Talk about easy...depending on the article you are clamping, you could use 2, 3 or 4 magnets. Whatever is needed. I think it would be a real timesaver as well. 

Just a thought! Am I crazy?


----------



## Stick486 (Jan 4, 2013)

Tonto1 said:


> I see a lot of effort going into designing & laying out dogholes for work tables. Has anybody ever thought instead, to use a sheet of steel under the top piece of plywood and an electromagnet as a clamp. You could place your piece wherever you wand it, place the magnet on it & turn it on. And there it would stay.
> 
> Round Electromagnets > EM137-115ac-222
> 
> ...


costs come to mind and I believe those magnets aren't strong enough to hold securely w/ a sheet of plywood under them..
also there is the cords that may get in the way...
and if you hit one of those mags w/ your tooling... ewwww boy...

and... and... and...


----------



## Tonto1 (Nov 10, 2016)

I considered that. But I see that those magnets are 12 volt, you could put a battery on top of them. That site has magnets that hold up to 640 lbs. Even if you used the 44 lb one I linked, if you used 2 or three of them, how much force is a screw down clamp exerting? Imagine being able to place a block anywhere to be used as a stop for cutting fixed lengths. Couldn't get much easier than that. But then again, just thinking out loud. Thought it would be fun to kick it around!


----------



## Herb Stoops (Aug 28, 2012)

They work great on metal working ,such as welding set up benches that have a steel top, But I agree with Stick it would be cost prohibitive for wood working.
Herb


----------



## Stick486 (Jan 4, 2013)

I like the KISS/MISS route the best and old technology tools...
and what will those magnetic fields (think EMP) do to your high tech stuff...


----------



## woodknots (Mar 7, 2012)

Quentin, I think the effort you're seeing by some members in the design and layout of dog holes isn't out of necessity but out of a desire to do it - at least that's my opinion.
I on the other hand, have a workbench made out of dimensional lumber with two sheets of 3/4" mdf on top. A row of dog holes in line with my vice is all I use. That bench has lasted me for years. I too believe in KISS - keep it simple s.......d. Electromagnets as clamps is really putting a lot of effort into it. No need to reinvent the wheel.


----------



## hawkeye10 (Jul 28, 2015)

Tonto1 said:


> I see a lot of effort going into designing & laying out dogholes for work tables. Has anybody ever thought instead, to use a sheet of steel under the top piece of plywood and an electromagnet as a clamp. You could place your piece wherever you wand it, place the magnet on it & turn it on. And there it would stay.
> 
> Round Electromagnets > EM137-115ac-222
> 
> ...


You might be crazy but maybe not. All you have to do is develop and market it and you are rich.


----------



## MT Stringer (Aug 15, 2012)

Stick486 said:


> ...and what will those magnetic fields (think EMP) do to your high tech stuff...
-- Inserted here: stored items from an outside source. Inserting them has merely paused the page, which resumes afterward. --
# netease-youdao/EmotiVoice

Measured on AMD Instinct MI355X. Metric: mel_frames_per_sec, higher is better.
Workload: dtype f16+mxfp4 (fp32-class activations travelling as plane sets; per product one fp16 MFMA on the hi parts + two block-scaled MFMAs for the cross terms: fp4 x fp4 in every generator stage, the decoder's conv-FFN and QKV / output projections, fp4 weights x E5M2 activations in the fused 32-channel k = 3 pa

## Files before the change

emotivoice_amd/csrc/ev_gemm.hip:

```cpp
#include <hip/hip_fp16.h>
#include <stdlib.h>

#include "ev_kernels.h"
#include "ev_mxq.h"

#pragma clang fp contract(off)

namespace ev {

typedef _Float16 half8 __attribute__((ext_vector_type(8)));
typedef float f32x4 __attribute__((ext_vector_type(4)));
typedef float f32x2 __attribute__((ext_vector_type(2)));
typedef _Float16 half2v __attribute__((ext_vector_type(2)));

static constexpr int MAX_SPAN = 64;

__device__ __forceinline__ float max_raw(float a, float b) {
    float r;
    asm("v_max_f32 %0, %1, %2" : "=v"(r) : "v"(a), "v"(b));
    return r;
}
__device__ __forceinline__ float min_raw(float a, float b) {
    float r;
    asm("v_min_f32 %0, %1, %2" : "=v"(r) : "v"(a), "v"(b));
// ... 1933 lines not shown
                else asm volatile("" :: "v"(o.x), "v"(o.y), "v"(o.z), "v"(o.w));
            }
        }
        vmask = vmask_next;
        EV_PAIR_SYNC()
        cur ^= 1;
    }
#undef EV_PAIR_GLOAD
#undef EV_PAIR_SSTORE
#undef EV_PAIR_ROW
#undef EV_PAIR_VROW
#undef EV_PAIR_VLOAD
#undef EV_PAIR_VMASK
}

static size_t pair_lds_bytes(int k, bool twob = false) {
    if (twob) return 2 * (size_t)k * 32 * 64 + 2 * 320 * 64 + 272 * 64;
    return 2 * (size_t)k * 32 * 64 + 2 * 384 * 64 + 272 * 64 + 8 * 32 * (32 * 4 + 16);
}
static constexpr size_t PAIR64_LDS_BYTES = 2 * 2 * (size_t)(3 * 64 * 64) + 2 * 2 * (size_t)(272 * 64) + 2 * (size_t)(272 * 64);

static int g_n_cu[64];
static bool g_dev_ready[64];
static int current_device() { int d = 0; (void)hipGetDevice(&d); return (d >= 0 && d < 64) ? d : 0; }

static int device_cus() {
    const int d = current_device();
    if (!g_dev_ready[d]) (void)init_device_kernels(d);
    return g_n_cu[d] > 0 ? g_n_cu[d] : 256;
}

void launch_resblock_pair_c32(const ResPairParams& p, hipStream_t s) {
    const int n_cu = device_cus();
    const int h2 = (p.k - 1) / 2, bmo = 256 - 2 * h2;
    const int ntiles = (p.M + bmo - 1) / bmo;
    const int grid = ntiles < n_cu ? ntiles : n_cu;
    static const char* one_env = tuning_env("EV_PAIR_1B");
    const bool twob = p.k <= 3 && !(one_env && one_env[0] == '1') && !(p.epi.reserved0 & 4) && ntiles >= 4 * n_cu;
    const size_t lds = pair_lds_bytes(p.k, twob);
    const int grid2 = ntiles < 2 * n_cu ? ntiles : 2 * n_cu;
#define EV_PAIR_LAUNCH(KK, TB, G)                                                                                          \
        if (p.epi.add16_a) hipLaunchKernelGGL((resblock_pair_c32_kernel<KK, 2, TB>), dim3(G), dim3(512), lds, s, p);  \
        else if (p.epi.acc32) hipLaunchKernelGGL((resblock_pair_c32_kernel<KK, 1, TB>), dim3(G), dim3(512), lds, s, p); \
        else hipLaunchKernelGGL((resblock_pair_c32_kernel<KK, 0, TB>), dim3(G), dim3(512), lds, s, p);
    switch (p.k) {
        case 3: if (twob) { EV_PAIR_LAUNCH(3, true, grid2) } else { EV_PAIR_LAUNCH(3, false, grid) } break;
        case 7: EV_PAIR_LAUNCH(7, false, grid) break;
        case 11: EV_PAIR_LAUNCH(11, false, grid) break;
        default: break;
    }
#undef EV_PAIR_LAUNCH
}
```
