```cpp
int cgs_launch_blend_bwd_rows(const cgs_raster_cfg *cfg, CgsGeom &g, CgsBin &b, CgsImg &im, const float *dL_dout,
                              float *dL_dmean2D_px, float *dL_dconic, float *dL_dopacity, float *dL_dcolors,
                              hipStream_t stream) {
    const int tx = cgs_tiles_x(cfg), ty = cgs_tiles_y(cfg);
    const float4 *rec = (const float4 *)g.rec;
    hipLaunchKernelGGL(blend_bwd_rows_kernel, dim3((unsigned)(tx * ty)), dim3(RB_THREADS), 0, stream, cfg->image_width,
                       cfg->image_height, tx, (const uint2 *)im.ranges, (const uint32_t *)b.gid_sorted, rec,
                       cfg->bg, (const float *)im.final_T, (const uint32_t *)im.n_contrib, (const uint32_t *)im.tile_last,
                       dL_dout, dL_dmean2D_px, dL_dconic, dL_dopacity, dL_dcolors, (const uint32_t *)im.tile_order);
    CGS_CHECK_LAUNCH(stream, cfg->debug);
    return CGS_OK;
}
```

contextgs_amd/csrc/tile_bin.hip:

```cpp
#include "cgs_internal.h"
#include "buf_access.h"

#define TB_THREADS 256
#define TB_ITEMS 16
#define TB_TILE (TB_THREADS * TB_ITEMS)
#define TB_WAVES (TB_THREADS / CGS_WAVE)
#define TB_MAXR 256
#ifndef TB_XCD_MAP
#define TB_XCD_MAP 0
#endif

int cgs_scan_exclusive_u32_total(const uint32_t *in, uint32_t *out, int64_t n, void *scratch, size_t scratch_bytes,
                                 uint32_t *grand_total, hipStream_t stream);

namespace {

#ifndef GR_ITEMS
#define GR_ITEMS 2
#endif
#ifndef GR_XCD
#define GR_XCD 1
#endif
__global__ void __launch_bounds__(256)
    gather_rects_kernel(int64_t P, const uint32_t *__restrict__ order, const uint2 *__restrict__ rect,
// ... 92 lines not shown
    const bool some = x1 > x0 && y1 > y0;
    cx0 = x0 / BK_W;
    cy0 = y0 / BK_H;
    cw = some ? (x1 + BK_W - 1) / BK_W - cx0 : 0u;
    ch = some ? (y1 + BK_H - 1) / BK_H - cy0 : 0u;
}

template <bool COARSE>
__device__ __forceinline__ TbPair gen_pair(uint32_t j, uint32_t base, uint32_t i_lo, const uint32_t *sidx,
                                           const uint32_t *__restrict__ offsets, const uint32_t *__restrict__ rect_lo,
                                           const uint32_t *__restrict__ rect_hi, uint32_t tiles_x) {
    TbPair p;
    p.i = i_lo + sidx[j - base];
    p.mask = 0u;
    const uint32_t local = j - offsets[p.i];
    const uint32_t lo = rect_lo[p.i], hi = rect_hi[p.i];
    uint32_t x0 = lo & 0xFFFFu, y0 = lo >> 16, w = (hi & 0xFFFFu) - x0, h = 0;
    if (COARSE) bucket_rect(lo, hi, x0, y0, w, h);
    uint32_t q = (uint32_t)((float)local * __builtin_amdgcn_rcpf((float)w));
    int32_t r = (int32_t)(local - q * w);
    if (r < 0) { --q; r += (int32_t)w; }
    if (r >= (int32_t)w) { ++q; r -= (int32_t)w; }
    p.key = (y0 + q) * tiles_x + x0 + (uint32_t)r;
    if (COARSE) {
        const int32_t tx0 = (int32_t)((x0 + (uint32_t)r) * BK_W), ty0 = (int32_t)((y0 + q) * BK_H);
        const int32_t c0 = max((int32_t)(lo & 0xFFFFu) - tx0, 0), c1 = min((int32_t)(hi & 0xFFFFu) - tx0, BK_W);
        const int32_t r0 = max((int32_t)(lo >> 16) - ty0, 0), r1 = min((int32_t)(hi >> 16) - ty0, BK_H);
        const uint32_t cols = ((1u << c1) - 1u) & ~((1u << c0) - 1u), rows = ((1u << r1) - 1u) & ~((1u << r0) - 1u);
        p.mask = cols * ((rows & 1u) | ((rows & 2u) << 7) | ((rows & 4u) << 14) | ((rows & 8u) << 21));
    }
    return p;
}
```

Or your heart! :surprise::grin:


----------



## tomp913 (Mar 7, 2014)

Back when I was working, we had a couple of guys with pacemakers - they had to follow a proscribed - and very well defined - path through the shop to avoid the equipment that put out a field that would mess up the pacemaker. There was even a problem with one of the portable MPI machines, they used to put up tape barriers so that the affected workers would know not to get too close.


----------



## Stick486 (Jan 4, 2013)

MT Stringer said:


> Or your heart! :surprise::grin:


pacemaker or hearing aide...
insulin pump...
digital watch...
digital tools...


----------



## RainMan 2.0 (May 6, 2014)

tomp913 said:


> Back when I was working, we had a couple of guys with pacemakers - they had to follow a proscribed - and very well defined - path through the shop to avoid the equipment that put out a field that would mess up the pacemaker. There was even a problem with one of the portable MPI machines, they used to put up tape barriers so that the affected workers would know not to get too close.


Wow I'm glad I never got one put in . I have a nasty case of A-fib , and I told them it's not going to happen . Pills don't work unfortunately, so my resting heart beat is around 130 bpm. 
But I'll be damned if I'm going to worry about EMP all the dam time . Sooner just die early


----------



## tomp913 (Mar 7, 2014)

Tonto1 said:


> I see a lot of effort going into designing & laying out dogholes for work tables. Has anybody ever thought instead, to use a sheet of steel under the top piece of plywood and an electromagnet as a clamp. You could place your piece wherever you wand it, place the magnet on it & turn it on. And there it would stay.
> 
> Round Electromagnets > EM137-115ac-222
> 
> ...


I have a couple of the MagSwitch products - featherboard and bandsaw fence - and the magnets hold very well, no problem with the bandsaw fence moving while you're resawing, even with the lighter magnet.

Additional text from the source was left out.